:: What is being asked ::
Report each line of the entries that contains the word "computed", copied in full.

Records START

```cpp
template <typename T>
static int predict_host_pinned(gp_ctx* ctx, const gp_model* m, const T* testing, T* result, T* error, T* deriv,
                               int64_t M, int64_t max_rows) {
  const int D = m->n_inputs;
  constexpr int64_t kRowsPerWG = gpk::Geo<T>::kRowsPerWG;
  const int64_t round = (int64_t)ctx->compute_units * gpk::Geo<T>::kWGPerCU * kRowsPerWG;
  int64_t cap = 4 * round;
  if (max_rows > 0 && cap > max_rows) cap = max_rows < kRowsPerWG ? kRowsPerWG : max_rows / kRowsPerWG * kRowsPerWG;
  const bool want_var = error != nullptr;
  const size_t in_elems = (size_t)cap * D, out_elems = (size_t)cap * ((want_var ? 2 : 1) + D);
  int rc = ensure_pipe(ctx, 0, 0, (in_elems + out_elems) * sizeof(T));
  if (rc) return rc;
  gp_pipe& pp = ctx->pipe;
  hipError_t e = hipSuccess;
  int64_t s0 = 0, cur = round < cap ? round : cap;
  for (int64_t s = 0; s0 < M && e == hipSuccess && rc == GP_OK; ++s) {
    const int k = (int)(s % kPipeSlots);
    const int64_t n = s0 + cur <= M ? cur : M - s0;
    if (s >= kPipeSlots) e = hipEventSynchronize(pp.done[k]);
    if (e != hipSuccess) break;
    T* d_in = (T*)pp.dev[k];
    T* d_mu = d_in + in_elems;
    T* d_var = want_var ? d_mu + n : nullptr;
    T* d_der = d_mu + (want_var ? 2 : 1) * n;
    e = hipMemcpyAsync(d_in, testing + (size_t)s0 * D, sizeof(T) * (size_t)n * D, hipMemcpyHostToDevice, pp.up);
    if (e == hipSuccess) e = hipEventRecord(pp.in_there[k], pp.up);
    if (e == hipSuccess) e = hipStreamWaitEvent(pp.stream[k], pp.in_there[k], 0);
    if (e != hipSuccess) break;
    rc = predict_device<T>(ctx, m, d_in, d_mu, d_var, d_der, n, GP_DERIV_ROWMAJOR, pp.stream[k]);
    if (rc) break;
    e = hipEventRecord(pp.computed[k], pp.stream[k]);
    if (e == hipSuccess) e = hipStreamWaitEvent(pp.down, pp.computed[k], 0);
    if (e == hipSuccess) e = hipMemcpyAsync(deriv + (size_t)s0 * D, d_der, sizeof(T) * (size_t)n * D, hipMemcpyDeviceToHost, pp.down);
    if (e == hipSuccess) e = hipMemcpyAsync(result + s0, d_mu, sizeof(T) * (size_t)n, hipMemcpyDeviceToHost, pp.down);
// ... 81 lines not shown
                             layout, st, prescale);
  };
  auto copy_out = [=](const T* o, int64_t s0, int64_t n, int64_t lo, int64_t hi) {
    int e_lo = 0, e_hi = E;
    if (E > 1) {
      e_lo = (int)((int64_t)E * lo / n);
      e_hi = (int)((int64_t)E * hi / n);
      lo = 0;
      hi = n;
    }
    for (int e = e_lo; e < e_hi; ++e) {
      convert_range(result + (size_t)e * M + s0, o + (size_t)e * n, (size_t)lo, (size_t)hi);
      if (want_var) convert_range(error + (size_t)e * M + s0, o + (size_t)(E + e) * n, (size_t)lo, (size_t)hi);
      const T* od = o + (size_t)nv * E * n + (size_t)e * n * D;
      TH* hd = deriv + (size_t)e * M * D;
      if (layout == GP_DERIV_ROWMAJOR) {
        convert_range(hd + (size_t)s0 * D, od, (size_t)lo * D, (size_t)hi * D);
      } else {
        for (int d = 0; d < D; ++d)
          convert_range(hd + (size_t)d * M + s0, od + (size_t)d * n, (size_t)lo, (size_t)hi);
      }
    }
  };
  return run_slab_pipeline<T>(ctx, M, slab, (size_t)D, out_row, copy_in, launch, copy_out);
}

template <typename T, typename TH = T>
static int hessian_host_model(gp_ctx* ctx, const gp_model* m, const TH* testing, TH* hess, int64_t M) {
  const int D = m->n_inputs, E = m->n_emulators;
  if (M == 0) return GP_OK;
  HIP_TRY(hipSetDevice(ctx->device));
  const size_t dd = (size_t)D * D;
  const size_t out_row = (size_t)E * dd;
  if (sizeof(T) == sizeof(TH) && (size_t)M * out_row * sizeof(T) <= ((size_t)8 << 20)) {
    const size_t n_in = (size_t)M * D, n_out = (size_t)M * out_row;
    int rc = ensure_scratch(ctx, (n_in + n_out) * sizeof(T));
    if (rc) return rc;
    hipStream_t st = ctx->stream;
    T* d_in = (T*)ctx->scratch;
    T* d_out = d_in + n_in;
    HIP_TRY(hipMemcpyAsync(d_in, testing, n_in * sizeof(T), hipMemcpyHostToDevice, st));
    rc = hessian_device<T>(ctx, m, d_in, d_out, M, st);
    hipError_t e = hipSuccess;
    if (!rc) e = hipMemcpyAsync(hess, d_out, n_out * sizeof(T), hipMemcpyDeviceToHost, st);
    const hipError_t es = hipStreamSynchronize(st);
    if (rc) return rc;
    if (e != hipSuccess || es != hipSuccess)
      return fail(GP_ERR_HIP, "hessian (direct copies): %s", hipGetErrorString(e != hipSuccess ? e : es));
    return GP_OK;
  }
  const int64_t slab = slab_rows<T>(ctx, m, M, (int64_t)out_row, 0);
  auto copy_in = [=](T* stage, int64_t s0, int64_t, int64_t lo, int64_t hi) {
    convert_range(stage, testing + (size_t)s0 * D, (size_t)lo * D, (size_t)hi * D);
  };
  auto launch = [=](T* d_in, T* d_out, int64_t n, hipStream_t st) {
    return hessian_device<T>(ctx, m, d_in, d_out, n, st);
  };
  auto copy_out = [=](const T* o, int64_t s0, int64_t n, int64_t lo, int64_t hi) {
    int e_lo = 0, e_hi = 1;
    if (E > 1) {
      e_lo = (int)((int64_t)E * lo / n);
      e_hi = (int)((int64_t)E * hi / n);
      lo = 0;
      hi = n;
    }
    for (int e = e_lo; e < e_hi; ++e)
      convert_range(hess + ((size_t)e * M + s0) * dd, o + (size_t)e * n * dd, (size_t)lo * dd, (size_t)hi * dd);
  };
  return run_slab_pipeline<T>(ctx, M, slab, (size_t)D, out_row, copy_in, launch, copy_out);
}

template <typename T, typename TH = T>
static int predict_wrap(gp_ctx* ctx, const TH* expX, const TH* inputs, const TH* invQt,
                        const TH* invQ, const TH* testing, TH* result, TH* error, TH* deriv,
                        int64_t M, int N, int D, int theta_size, int layout = GP_DERIV_DMAJOR) {
  if (!ctx) return fail(GP_ERR_INVALID, "null context");
  if (M < 0) return fail(GP_ERR_INVALID, "n_predict < 0");
  if (M > 0 && (!testing || !result || !error || !deriv)) return fail(GP_ERR_INVALID, "null pointer");
  if (!invQ) return fail(GP_ERR_INVALID, "null pointer");
  HIP_TRY(hipSetDevice(ctx->device));
  gp_model* m = nullptr;
  int rc = cached_model<T, TH>(ctx, expX, inputs, invQt, invQ, N, D, theta_size, &m);
  if (rc) return rc;
  return predict_host<T, TH>(ctx, m, testing, result, error, deriv, M, layout, 0);
}

template <typename T>
static int hessian_host(gp_ctx* ctx, const T* expX, const T* inputs, const T* invQt,
                        const T* testing, T* hess, int64_t M, int N, int D, int theta_size) {
  if (!ctx) return fail(GP_ERR_INVALID, "null context");
  if (M < 0) return fail(GP_ERR_INVALID, "n_predict < 0");
  if (M > 0 && (!testing || !hess)) return fail(GP_ERR_INVALID, "null pointer");
// ... 109 lines not shown
```

### gp_emulator_amd/csrc/gp_host_pool.hpp

```cpp
#pragma once
#include <atomic>
#include <condition_variable>
#include <mutex>
#include <thread>
#include <type_traits>
#include <vector>

#include <pthread.h>
#include <sched.h>

#if defined(__x86_64__)
#include <immintrin.h>
#endif

namespace gph {

inline void cpu_relax() {
#if defined(__x86_64__)
  _mm_pause();
#endif
}

class ThreadPool {
 public:
  explicit ThreadPool(int n_threads, const cpu_set_t* cpus = nullptr) {
// ... 5 lines not shown
  }
  ~ThreadPool() {
    {
      std::lock_guard<std::mutex> lk(mu_);
      stop_ = true;
      gen_.fetch_add(1, std::memory_order_release);
    }
    cv_.notify_all();
    for (auto& t : threads_) t.join();
  }
  ThreadPool(const ThreadPool&) = delete;
  ThreadPool& operator=(const ThreadPool&) = delete;

  int size() const { return (int)threads_.size() + 1; }

  template <typename F>
  void run_on_worker(F&& f) {
    if (threads_.empty()) { f(); return; }
    Job job;
    auto body = [&](int) { f(); };
    job.call = [](void* ctx, int t) { (*static_cast<decltype(body)*>(ctx))(t); };
    job.ctx = &body;
    job.n = 1;
    {
      std::lock_guard<std::mutex> lk(mu_);
      job_ = &job;
      gen_.fetch_add(1, std::memory_order_release);
    }
    cv_.notify_all();
    while (job.done.load(std::memory_order_acquire) < 1) std::this_thread::yield();
    {
      std::lock_guard<std::mutex> lk(mu_);
      job_ = nullptr;
    }
    while (job.attached.load(std::memory_order_acquire) != 0) cpu_relax();
  }

  template <typename F>
  void run(int n_tasks, F&& fn) {
    if (n_tasks <= 0) return;
    if (threads_.empty() || n_tasks == 1) {
      for (int t = 0; t < n_tasks; ++t) fn(t);
      return;
    }
    Job job;
    job.call = [](void* ctx, int t) { (*static_cast<typename std::remove_reference<F>::type*>(ctx))(t); };
    job.ctx = &fn;
    job.n = n_tasks;
    {
      std::lock_guard<std::mutex> lk(mu_);
      job_ = &job;
      gen_.fetch_add(1, std::memory_order_release);
    }
    cv_.notify_all();
    work(job);
    while (job.done.load(std::memory_order_acquire) < n_tasks) cpu_relax();
    {
      std::lock_guard<std::mutex> lk(mu_);
      job_ = nullptr;
    }
    while (job.attached.load(std::memory_order_acquire) != 0) cpu_relax();
  }

 private:
  struct Job {
    void (*call)(void*, int) = nullptr;
    void* ctx = nullptr;
    int n = 0;
    std::atomic<int> next{0}, done{0}, attached{0};
  };

  static void work(Job& job) {
    for (;;) {
      const int t = job.next.fetch_add(1, std::memory_order_relaxed);
      if (t >= job.n) break;
      job.call(job.ctx, t);
      job.done.fetch_add(1, std::memory_order_release);
    }
  }

  void worker() {
    unsigned long long seen = 0;
    for (;;) {
      for (int i = 0; i < 16000 && gen_.load(std::memory_order_acquire) == seen; ++i) cpu_relax();
      Job* job = nullptr;
      {
        std::unique_lock<std::mutex> lk(mu_);
        cv_.wait(lk, [&] { return gen_.load(std::memory_order_acquire) != seen; });
        seen = gen_.load(std::memory_order_acquire);
        if (stop_) return;
        job = job_;
        if (job) job->attached.fetch_add(1, std::memory_order_acq_rel);
      }
      if (job) {
        work(*job);
        job->attached.fetch_sub(1, std::memory_order_acq_rel);
      }
    }
  }

  std::vector<std::thread> threads_;
  std::mutex mu_;
  std::condition_variable cv_;
  std::atomic<unsigned long long> gen_{0};
  Job* job_ = nullptr;
  bool stop_ = false;
};

}
```

Measured before the change: 768.0 million.

## Decouple host staging copies from GPU slab pipeline with feeder/drainer threads

Replaces the lockstep slab loop with a staged pipeline. Dedicated feeder and drainer coordinator threads fill input staging buffers and drain output buffers independently of the main thread, which enqueues uploads, kernels and downloads on separate streams using per-slab events. The thread pool gains a job queue so several copy jobs can run at once. Input and output staging rings get independent depths. The aim is to overlap host-side copy work with transfers and kernels, at the cost of extra threads, synchronisation complexity and blocking-sync events.

```diff
diff --git a/gp_emulator_amd/csrc/gp_ctx.hip b/gp_emulator_amd/csrc/gp_ctx.hip
--- a/gp_emulator_amd/csrc/gp_ctx.hip
+++ b/gp_emulator_amd/csrc/gp_ctx.hip
@@ -110,8 +110,10 @@
   if (ctx->scratch) (void)hipFree(ctx->scratch);
   if (ctx->tickets) (void)hipFree(ctx->tickets);
   gp_pipe& pp = ctx->pipe;
+  pp.feeder.reset();
+  pp.drainer.reset();
   pp.pool.reset();
-  for (int k = 0; k < kPipeSlots; ++k) {
+  for (int k = 0; k < kPipeSlotsMax; ++k) {
     if (pp.stream[k]) (void)hipStreamSynchronize(pp.stream[k]);
     if (pp.stage_in[k]) (void)hipHostFree(pp.stage_in[k]);
     if (pp.stage_out[k]) (void)hipHostFree(pp.stage_out[k]);
@@ -120,6 +122,11 @@
     if (pp.in_there[k]) (void)hipEventDestroy(pp.in_there[k]);
     if (pp.computed[k]) (void)hipEventDestroy(pp.computed[k]);
     if (pp.stream[k]) (void)hipStreamDestroy(pp.stream[k]);
+  }
+  for (int k = 0; k < kPipeEvents; ++k) {
+    if (pp.ev_up[k]) (void)hipEventDestroy(pp.ev_up[k]);
+    if (pp.ev_kernel[k]) (void)hipEventDestroy(pp.ev_kernel[k]);
+    if (pp.ev_down[k]) (void)hipEventDestroy(pp.ev_down[k]);
   }
   if (pp.up) { (void)hipStreamSynchronize(pp.up); (void)hipStreamDestroy(pp.up); }
   if (pp.down) { (void)hipStreamSynchronize(pp.down); (void)hipStreamDestroy(pp.down); }
diff --git a/gp_emulator_amd/csrc/gp_host.hpp b/gp_emulator_amd/csrc/gp_host.hpp
--- a/gp_emulator_amd/csrc/gp_host.hpp
+++ b/gp_emulator_amd/csrc/gp_host.hpp
@@ -13,6 +13,7 @@
 
 #include "gp_dispatch.hpp"
 #include "gp_host_pool.hpp"
+#include "gp_slab_pipeline.hpp"
 #include "gp_predict_kernel.hpp"
 
 #pragma GCC visibility push(hidden)
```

Records END

:: Final answer ::
    e = hipEventRecord(pp.computed[k], pp.stream[k]);
    if (e == hipSuccess) e = hipStreamWaitEvent(pp.down, pp.computed[k], 0);
     if (pp.computed[k]) (void)hipEventDestroy(pp.computed[k]);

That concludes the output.